When my boss was saying this, the meaning seems include: "I don't know what the port mean, and I don't care what the 443 or 80 or even 8080 mean, they are just webpages, go get them, less than 2 requests at the same time".
At this time, I think maybe it's better to accomplish these demands in my application, instead of ibrowse, what do you think? @cmullaparthi
Yeah, it's not particularly elegant. But I feel that is the nature of the problem. If you always know that you are going to always shape traffic by using the 1st level subdomain, your code, I suppose, could be simpler using this feature?

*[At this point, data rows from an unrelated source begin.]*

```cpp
#pragma unroll 1
  for (int l = LL - 1; DEEP && l >= 1; --l) {
    if constexpr (c8) contract_all8(a.Wb8[l + 1] + (int64_t)e * a.w8_batch, std::false_type{}, std::true_type{});
    else contract_all(wbl(l + 1));
    const LaneCtx L = lane_ctx();
    const int lane = L.lane, frow = L.frow, kg = L.kg;
    u32x4 pv[2][2];
    auto park_load = [&](const bf16_t* pk, int t2, u32x4 (&dst)[2]) {
      const u32x4* src = reinterpret_cast<const u32x4*>(pk + (min(t2, 2 * RT - 1) * 2 * 64 + lane) * 8);
      dst[0] = __builtin_nontemporal_load(src);
      dst[1] = __builtin_nontemporal_load(src + 64);
    };
    park_load(park_ptr(l, 0), 0, pv[0]);
    if (kL1T && l == LL - 1) copy_panel_by_early_waves(a.dZ[LL]);
    lds_barrier();
    float sa_all = 0.f, sg_all = 0.f;
#pragma unroll
    for (int hc = 0; hc < CH; ++hc) {
      const int cbase = slab(hc) * 64;
      f32x16 (&acc)[RT][2] = accs[hc];
      const bf16_t* pk = park_ptr(l, hc);
// ... 6 lines not shown
        int tile_off = (rbase + i * 32 + 4 * kg) * kPitchE;
        asm volatile("" : "+v"(tile_off));
        bf16_t* tile_i = tile + tile_off;
#pragma unroll
        for (int j = 0; j < 2; ++j) {
          const int t2 = 2 * i + j;
          park_load(pk, t2 + 1, pv[(t2 + 1) & 1]);
          const u32x4 (&cur)[2] = pv[t2 & 1];
          const int lc = cbase + j * 32 + frow;
#pragma unroll
          for (int rg = 0; rg < 4; ++rg) {
            const int lr = rbase + i * 32 + 8 * rg + 4 * kg;
#pragma unroll
            for (int q = 0; q < 4; q += 2) {
              const uint32_t w = cur[rg >> 1][(rg & 1) * 2 + (q >> 1)];
              const f32x2 tv = {__builtin_bit_cast(float, w << 16), __builtin_bit_cast(float, w & 0xffff0000u)};
              const f32x2 raw = {acc[i][j][rg * 4 + q], acc[i][j][rg * 4 + q + 1]};
              const ActCore2 c = act_core2_pkclamp(tv);
              const f32x2 s = kLn2 * c.mxt + c.dl;
              const f32x2 dg = gzc * (c.r - c.r * c.r) + gza * c.dl;
              const f32x2 z = raw * dg;
              sa2 += raw * (2.f * c.r + s);
              sacc += raw;
              sg2 += z * tv;
              cs2[j] += z;
              if constexpr (C8) store_pair_p8(lr + q, lc, z.x * inv_qdz, z.y * inv_qdz, std::true_type{});
              else store_pair_pk(tile_i + (8 * rg + q) * kPitchE + lc, tile_i + (8 * rg + q + 1) * kPitchE + lc, z.x, z.y);
            }
            asm volatile("" : "+v"(sa2), "+v"(sg2), "+v"(sacc), "+v"(cs2[0]), "+v"(cs2[1]));
            __builtin_amdgcn_sched_barrier(0);
          }
          if (j == 0 && i > 0) block_to_global(L, a.dZ[l], i - 1, cbase);
        }
      }
      block_to_global(L, a.dZ[l], RT - 1, cbase);
      if (hc == CH - 1 && !c8) ring_prefetch(wbl(l), lane);
#pragma unroll
      for (int j = 0; j < 2; ++j) {
        float c = cs2[j].x + cs2[j].y;
        c += __shfl_xor(c, 32, 64);
        if (lane < 32) s_col[rb * W + cbase + j * 32 + lane] = c;
      }
      sa_all += wave_sum_dpp(inv_sw * ((sa2.x + sa2.y) - 2.f * (sacc.x + sacc.y)));
      sg_all += wave_sum_dpp((kLn2 / gl) * (sg2.x + sg2.y));
      if (hc == CH - 1 && lane == 0) {
        s_sc[32 + wave * 2] = sa_all;
        s_sc[33 + wave * 2] = sg_all;
      }
    }
    lds_barrier();
    for (int c = tid; c < W; c += 512) {
      float b = 0.f;
#pragma unroll
      for (int r = 0; r < RB; ++r) b += s_col[r * W + c];
      atomicAdd(&gr[a.off_bias[l] + c], b);
    }
    if (tid == 0) {
      float tg = 0.f;
#pragma unroll
      for (int w2 = 0; w2 < 8; ++w2) {
        ta1 += s_sc[32 + w2 * 2];
        tg += s_sc[33 + w2 * 2];
      }
      atomicAdd(&gr[a.off_ls[l]], sigmoidf(th[a.off_ls[l]]) / sc[l] * tg);
    }
  }

  BNF_MARK(a, 9);
  if constexpr (c8)
    contract_all8(a.Wb8[1] + (int64_t)e * a.w8_batch, std::integral_constant<bool, F0>{}, std::true_type{});
  else
    contract_all_t(wbl(1), std::integral_constant<bool, F0>{});
  BNF_MARK(a, 10);
  const LaneCtx L2 = lane_ctx(0);
  l0_weights(L2);
  if (kL1T && LL == 1) copy_panel_by_early_waves(a.dZ[1]);
  lds_barrier();

  float sa0_all = 0.f, sg0_all = 0.f;
#pragma unroll
  for (int hc = 0; hc < CH; ++hc) {
    const int cbase = slab(hc) * 64;
    f32x16 (&acc)[RT][2] = accs[hc];
    const LaneCtx L = (hc == 0) ? L2 : lane_ctx(hc);
    if (hc > 0) l0_weights(L);
    const int lane = L.lane, frow = L.frow, kg = L.kg;
    const float gs0 = gamma0 * inv_sf * kLog2e;
// ... 19 lines not shown
          else {
#pragma unroll
            for (int r = 0; r < 16; ++r) a0[r] = 0.25f;
          }
        }
        if constexpr (F0) {
          bf16_t* rowp = tile + (rbase + i * 32 + frow) * kPitchE + cbase + j * 32 + 4 * kg;
#pragma unroll
          for (int rg = 0; rg < 4; ++rg) {
            f32x2 zq[2];
#pragma unroll
            for (int q = 0; q < 4; q += 2) {
              const f32x2 raw = {acc[i][j][rg * 4 + q], acc[i][j][rg * 4 + q + 1]};
              const f32x2 tv = {a0[rg * 4 + q], a0[rg * 4 + q + 1]};
              f32x2 z = raw;
              if (!BNF_ABL(a, 2)) {
                const ActCore2 c = act_core2_pkclamp(tv);
                const f32x2 s = kLn2 * c.mxt + c.dl;
                const f32x2 dg = gzc * (c.r - c.r * c.r) + gza * c.dl;
                z = raw * dg;
                sa2 += raw * (2.f * c.r + s);
              }
              sacc += raw;
              sg2 += z * tv;
              zq[q >> 1] = z;
            }
            if (!BNF_ABL(a, 4)) store_quad_pk(rowp + 8 * rg, zq[0].x, zq[0].y, zq[1].x, zq[1].y);
            asm volatile("" : "+v"(sa2), "+v"(sg2), "+v"(sacc));
            if (BNF_EPI_FENCE_EVERY == 1 || (rg & 1)) __builtin_amdgcn_sched_barrier(0);
          }
          if (j == 0 && i > 0) block_to_global(L, a.dZ[0], i - 1, cbase);
          continue;
        }
        const int lc = cbase + j * 32 + frow;
#pragma unroll
        for (int rg = 0; rg < 4; ++rg) {
          const int lr = rbase + i * 32 + 8 * rg + 4 * kg;
#pragma unroll
          for (int q = 0; q < 4; q += 2) {
            const f32x2 raw = {acc[i][j][rg * 4 + q], acc[i][j][rg * 4 + q + 1]};
            const f32x2 tv = f32x2{a0[rg * 4 + q], a0[rg * 4 + q + 1]} * gs0 + gb0[j];
            f32x2 z = raw;
            if (!BNF_ABL(a, 2)) {
              const ActCore2 c = act_core2_pkclamp(tv);
              const f32x2 s = kLn2 * c.mxt + c.dl;
              const f32x2 dg = gzc * (c.r - c.r * c.r) + gza * c.dl;
              z = raw * dg;
              sa2 += raw * (2.f * c.r + s);
            }
            sacc += raw;
            sg2 += z * tv;
            cs2[j] += z;
            if (!BNF_ABL(a, 4)) store_pair_pk(tile + (lr + q) * kPitchE + lc, tile + (lr + q + 1) * kPitchE + lc, z.x, z.y);
          }
          asm volatile("" : "+v"(sa2), "+v"(sg2), "+v"(sacc), "+v"(cs2[0]), "+v"(cs2[1]));
          if (BNF_EPI_FENCE_EVERY == 1 || (rg & 1)) __builtin_amdgcn_sched_barrier(0);
        }
        if (j == 0 && i > 0) block_to_global(L, a.dZ[0], i - 1, cbase);
      }
    }
    block_to_global(L, a.dZ[0], RT - 1, cbase);
    BNF_MARK(a, 11);
    if constexpr (!F0) {
#pragma unroll
      for (int j = 0; j < 2; ++j) {
        float c = cs2[j].x + cs2[j].y;
        c += __shfl_xor(c, 32, 64);
        if (lane < 32) s_col[rb * W + cbase + j * 32 + lane] = c;
      }
    }
    sa0_all += wave_sum_dpp(inv_sw * ((sa2.x + sa2.y) - 2.f * (sacc.x + sacc.y)));
    sg0_all += wave_sum_dpp((kLn2 / gamma0) * (sg2.x + sg2.y));
    if (hc == CH - 1 && lane == 0) {
      s_sc[32 + wave * 2] = sa0_all;
      s_sc[33 + wave * 2] = sg0_all;
    }
  }
  int4 md_red = {0, 0, 0, 0};
  {
    const LaneCtx L = lane_ctx();
    const int lane = L.lane, frow = L.frow, kg = L.kg;
    const int ct = a.Fp / 32;
    const int n_t = (BM / 32) * ct;
    float* dh0 = a.dH0t + (int64_t)e * a.dh0_batch;
    constexpr int KC = KS1 < 32 ? KS1 : 32;
    bf16x8 fb[KC];
    const PanelW wb0w = panel_wbase(wb0);
    auto load_b = [&](int t, int k0) {
      const uint32_t o = (uint32_t)((t % ct) * KS1 + k0) * 1024u;
#pragma unroll
      for (int u = 0; u < KC; ++u) fb[u] = panel_wload(wb0w, o + (uint32_t)u * 1024u, (uint32_t)lane * 16u);
    };
    load_b(wave, 0);
    int4 md_first = {0, 0, 0, 0};
    if constexpr (H0L) {
      if (a.fbmeta) {
        md_first = *reinterpret_cast<const int4*>(a.fbmeta + 4 * ((wave % ct) * 32 + frow));
        if (wave < FP / 64) md_red = *reinterpret_cast<const int4*>(a.fbmeta + 4 * (wave * 64 + lane));
      }
    }
    BNF_MARK(a, 12);
    lds_barrier();
    if constexpr (!F0) {
      for (int c = tid; c < W; c += 512) {
        float b = 0.f;
#pragma unroll
        for (int r = 0; r < RB; ++r) b += s_col[r * W + c];
        atomicAdd(&gr[a.off_bias[0] + c], b);
      }
    }
    if (tid == 0) {
      float ta = ta1, tg = 0.f;
#pragma unroll
      for (int w2 = 0; w2 < 8; ++w2) {
        ta += s_sc[32 + w2 * 2];
        tg += s_sc[33 + w2 * 2];
      }
      atomicAdd(&gr[a.off_law], alpha * (1.f - alpha) * ta);
      atomicAdd(&gr[a.off_ls[0]], dgam0 * tg);
    }
    for (int t = wave; t < n_t; t += 8) {
      const int mi = t / ct, ni = t - mi * ct;
      const char* ap = smem + (mi * 32 + frow) * kPitchB + kg * 16;
      f32x16 c0, c1;
#pragma unroll
      for (int r = 0; r < 16; ++r) c0[r] = c1[r] = 0.f;
#pragma unroll
      for (int k0 = 0; k0 < KS1; k0 += KC) {
        if (t != wave || k0 != 0) load_b(t, k0);
#pragma unroll
        for (int u = 0; u < KC; u += 2) {
          const bf16x8 fa0 = *reinterpret_cast<const bf16x8*>(ap + (k0 + u) * 32);
          const bf16x8 fa1 = *reinterpret_cast<const bf16x8*>(ap + (k0 + u + 1) * 32);
          c0 = __builtin_amdgcn_mfma_f32_32x32x16_bf16(fa0, fb[u], c0, 0, 0, 0);
          c1 = __builtin_amdgcn_mfma_f32_32x32x16_bf16(fa1, fb[u + 1], c1, 0, 0, 0);
        }
      }
      if constexpr (H0L) {
        if (a.fbmeta) {
          const int f = ni * 32 + frow;
          const int4 md = (t == wave) ? md_first : *reinterpret_cast<const int4*>(a.fbmeta + 4 * f);
          const char* hc = h0s + (mi * 32 + 4 * kg) * kH0Pitch;
// ... 71 lines not shown
```

Baseline: 36410 member-steps/s.

## Derive layer-scale gradients from grad·theta dot products in Adam instead of panel epilogue

Removes the per-element z*tv accumulation, its wave reductions and atomics for the layer-scale gradient from the fused panel forward/backward kernel. The Adam kernel instead accumulates per-layer dot products of kernel/bias gradients with parameters, and a small per-member kernel reconstructs each layer-scale gradient as sigmoid/softplus times that dot and applies Adam to it. This lightens the hot epilogue but adds range checks and extra reductions/atomics in Adam, one more launch per step, and relies on an algebraic identity that must hold for the scaling parameterization.

```diff
diff --git a/bayesnf_amd/csrc/bnf_api.hip b/bayesnf_amd/csrc/bnf_api.hip
--- a/bayesnf_amd/csrc/bnf_api.hip
+++ b/bayesnf_amd/csrc/bnf_api.hip
@@ -120,6 +120,8 @@
   float* vacc = nullptr; float* dv = nullptr;
   bool vi_sample_pack = true, vi_keep_z = false;
   bool panel = false;
+  bool scale_dots = false;
+  float* sdot = nullptr;
   void* Wf[BNF_MAX_LAYERS]; void* Wb[BNF_MAX_LAYERS];
   void* park[BNF_MAX_LAYERS];
     unsigned long long* prof_buf = nullptr;
@@ -211,6 +213,7 @@
   h->loss_raw = (float*)take((size_t)Ev * 4);
   h->qscratch = (float*)take((size_t)(4 * 1024 + 16) * 4);
   h->scal = (float*)take((size_t)Ev * kScalStride * 4);
+  h->sdot = h->scale_dots ? (float*)take((size_t)Ev * BNF_MAX_LAYERS * 4) : nullptr;
   h->step_state = (StepState*)take(sizeof(StepState));
   h->dbg_a = (float*)take(256);
   h->is_matrix = (uint8_t*)take((size_t)P);
@@ -822,12 +825,12 @@
                      theta, (int64_t)h->Pf, jb, h->nd, h->scal);
 }
 
-template <int WN, int RT, bool H0L, bool DEEP, int CH, int FP, bool F0, bool C8 = false>
-static void launch_panel_f(bnf_handle* h, const PanelArgs& pa) {
+template <int WN, int RT, bool H0L, bool DEEP, int CH, int FP, bool F0, bool C8 = false, bool GS = true>
+static void launch_panel_g(bnf_handle* h, const PanelArgs& pa) {
   constexpr int kLds = panel_lds_bytes(WN, RT, H0L, CH, FP);
   static_assert(kLds <= 160 * 1024, "LDS per workgroup");
   static std::atomic<uint64_t> attr_done{0};
-  allow_lds(h, &k_panel_fwd_bwd<WN, RT, H0L, DEEP, CH, FP, F0, C8>, kLds, &attr_done);
+  allow_lds(h, &k_panel_fwd_bwd<WN, RT, H0L, DEEP, CH, FP, F0, C8, GS>, kLds, &attr_done);
   PanelArgs pa2 = pa;
   pa2.ablate = h->ablate;
   const unsigned blocks = (unsigned)(pa.members * pa.panels);
@@ -838,9 +841,19 @@
   }
   {
     LaunchScope ls(h, KID_PANEL);
-    hipLaunchKernelGGL((k_panel_fwd_bwd<WN, RT, H0L, DEEP, CH, FP, F0, C8>), dim3(blocks), dim3(512), kLds, h->stream, pa2);
+    hipLaunchKernelGGL((k_panel_fwd_bwd<WN, RT, H0L, DEEP, CH, FP, F0, C8, GS>), dim3(blocks), dim3(512), kLds, h->stream, pa2);
   }
   phase_prof_end(h, KID_PANEL, blocks, 512);
+}
+template <int WN, int RT, bool H0L, bool DEEP, int CH, int FP, bool F0, bool C8 = false>
+static void launch_panel_f(bnf_handle* h, const PanelArgs& pa) {
+  if constexpr (!C8) {
+    if (h->scale_dots) {
+      launch_panel_g<WN, RT, H0L, DEEP, CH, FP, F0, C8, false>(h, pa);
+      return;
+    }
+  }
+  launch_panel_g<WN, RT, H0L, DEEP, CH, FP, F0, C8, true>(h, pa);
 }
 template <int WN, int RT, bool H0L, bool DEEP, int CH, int FP>
 static void launch_panel_d(bnf_handle* h, const PanelArgs& pa) {
@@ -1101,9 +1114,20 @@
         a.keep_lo = (h->nd.off_kernel[l] + 3) / 4 * 4;
         a.keep_hi = (h->nd.off_kernel[l] + h->W * h->W) / 4 * 4;
       }
+  if (h->scale_dots) {
+    a.dots = h->sdot; a.n_layers = h->L; a.db_n = h->Wt;
+    a.ls_lo = a.ls_hi = h->cfg.off_layer_scale[0];
+    for (int l = 0; l < h->L; ++l) {
+      a.dk_lo[l] = h->cfg.off_kernel[l]; a.dk_n[l] = ((l == 0) ? h->F : h->Wt) * h->Wt;
+      a.db_lo[l] = h->cfg.off_bias[l];
+      a.off_ls[l] = h->cfg.off_layer_scale[l];
+      a.ls_lo = std::min(a.ls_lo, a.off_ls[l]); a.ls_hi = std::max(a.ls_hi, a.off_ls[l]);
+    }
+  }
   {
     LaunchScope ls(h, KID_ADAM);
     hipLaunchKernelGGL(k_adam_map, dim3(cdiv(cdiv(h->P, 4), 256 * BNF_ADAM_QUADS), (unsigned)E), dim3(256), 0, h->stream, a);
+    if (h->scale_dots) hipLaunchKernelGGL(k_scale_adam, dim3((unsigned)E), dim3(64), 0, h->stream, a);
   }
   if (apply) h->adam_t = t;
   return BNF_OK;
@@ -1384,6 +1408,7 @@
     h->fuse_last = !cfg->forward_only && !h->panel && want == 0 && fl_ok;
     h->recompute_a0 = !cfg->forward_only && !h->panel && want == 0 && h->L >= 2 && h->Fp <= 128;
   }
+  h->scale_dots = h->panel && cfg->mode == BNF_MODE_MAP && !h->q8;
   h->h0l = panel_h0l(h);
   h->fold0 = h->h0l && h->F + 2 <= h->Fp && !(getenv("BNF_PANEL_FOLD0") && atoi(getenv("BNF_PANEL_FOLD0")) == 0);
   h->c8 = h->c8 && h->fold0;
diff --git a/bayesnf_amd/csrc/bnf_kernels.h b/bayesnf_amd/csrc/bnf_kernels.h
--- a/bayesnf_amd/csrc/bnf_kernels.h
+++ b/bayesnf_amd/csrc/bnf_kernels.h
@@ -599,6 +599,12 @@
   float* loss_raw;
   const StepState* st;
   int32_t keep_lo, keep_hi;
+  float* dots;
+  int32_t n_layers;
+  int32_t dk_lo[BNF_MAX_LAYERS], dk_n[BNF_MAX_LAYERS];
+  int32_t db_lo[BNF_MAX_LAYERS], db_n;
+  int32_t off_ls[BNF_MAX_LAYERS];
+  int32_t ls_lo, ls_hi;
 };
 
 __global__ void k_step_advance(StepState* st) {
@@ -619,18 +625,52 @@
   const int e = blockIdx.y;
   const float bc1 = a.st ? a.st->bc1 : a.bc1, bc2 = a.st ? a.st->bc2 : a.bc2;
   float lp = 0.f;
+  float dot[BNF_MAX_LAYERS];
+#pragma unroll
+  for (int l = 0; l < BNF_MAX_LAYERS; ++l) dot[l] = 0.f;
+  uint32_t dot_hit = 0;
 #pragma unroll
   for (int qd = 0; qd < BNF_ADAM_QUADS; ++qd) {
-  const int p0 = ((blockIdx.x * BNF_ADAM_QUADS + qd) * blockDim.x + threadIdx.x) * 4;
+  const int q_lo = (blockIdx.x * BNF_ADAM_QUADS + qd) * blockDim.x * 4, q_hi = q_lo + blockDim.x * 4;
+  const int p0 = q_lo + threadIdx.x * 4;
+  uint32_t hit = 0;
+  if (a.dots) {
+#pragma unroll
+    for (int l = 0; l < BNF_MAX_LAYERS; ++l)
+      if (l < a.n_layers && ((q_lo < a.dk_lo[l] + a.dk_n[l] && q_hi > a.dk_lo[l]) ||
+                             (q_lo < a.db_lo[l] + a.db_n && q_hi > a.db_lo[l]))) hit |= 1u << l;
+  }
+  dot_hit |= hit;
   if (p0 < a.P) {
     const int nv = min(4, a.P - p0);
     const int64_t i0 = (int64_t)e * a.stride + p0;
     float th[4], g[4], m[4], v[4];
     load4u(a.theta + i0, nv, th); load4u(a.grad + i0, nv, g);
     if (a.apply) { load4u(a.m + i0, nv, m); load4u(a.v + i0, nv, v); }
+    uint32_t skip = 0;
+    if (a.dots) {
+#pragma unroll
+      for (int l = 0; l < BNF_MAX_LAYERS; ++l) {
+        if ((hit >> l) & 1) {
+#pragma unroll
+          for (int k = 0; k < 4; ++k) {
+            const bool in = (uint32_t)(p0 + k - a.dk_lo[l]) < (uint32_t)a.dk_n[l] ||
+                            (uint32_t)(p0 + k - a.db_lo[l]) < (uint32_t)a.db_n;
+            dot[l] += (in && k < nv) ? g[k] * th[k] : 0.f;
+          }
+        }
+      }
+      if (p0 + 3 >= a.ls_lo && p0 <= a.ls_hi) {
+        for (int l = 0; l < a.n_layers; ++l) {
+          const int k = a.off_ls[l] - p0;
+          if (k >= 0 && k < 4) skip |= 1u << k;
+        }
+      }
+    }
     const float ibc1 = 1.0f / bc1, ibc2 = 1.0f / bc2;
 #pragma unroll
     for (int k = 0; k < 4; ++k) {
+      if ((skip >> k) & 1) continue;
       if (a.prior_weight != 0.f && k < nv) {
         const float z = th[k] - ((p0 + k) == a.off_shape ? -1.5f : 0.f);
         const float az = fabsf(z);
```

invoke_ibrowse(Url, Headers, Payload, Method, Options) ->
#url{host = Host, port = Port} = ibrowse_lib:parse_url(Url),
Host_tokens = string:tokens(Host, "."),
LB_shaping_domain = string:join(lists:nthtail(length(Host_tokens) - 2, Host_tokens, "."),
ibrowse:send_req(Url, Headers, Method, Payload, [{use_subdomain_lb_config, {LB_shaping_domain, Port}} | Options]).
I suppose the above is more bearable than having to maintain your own pooling mechanism?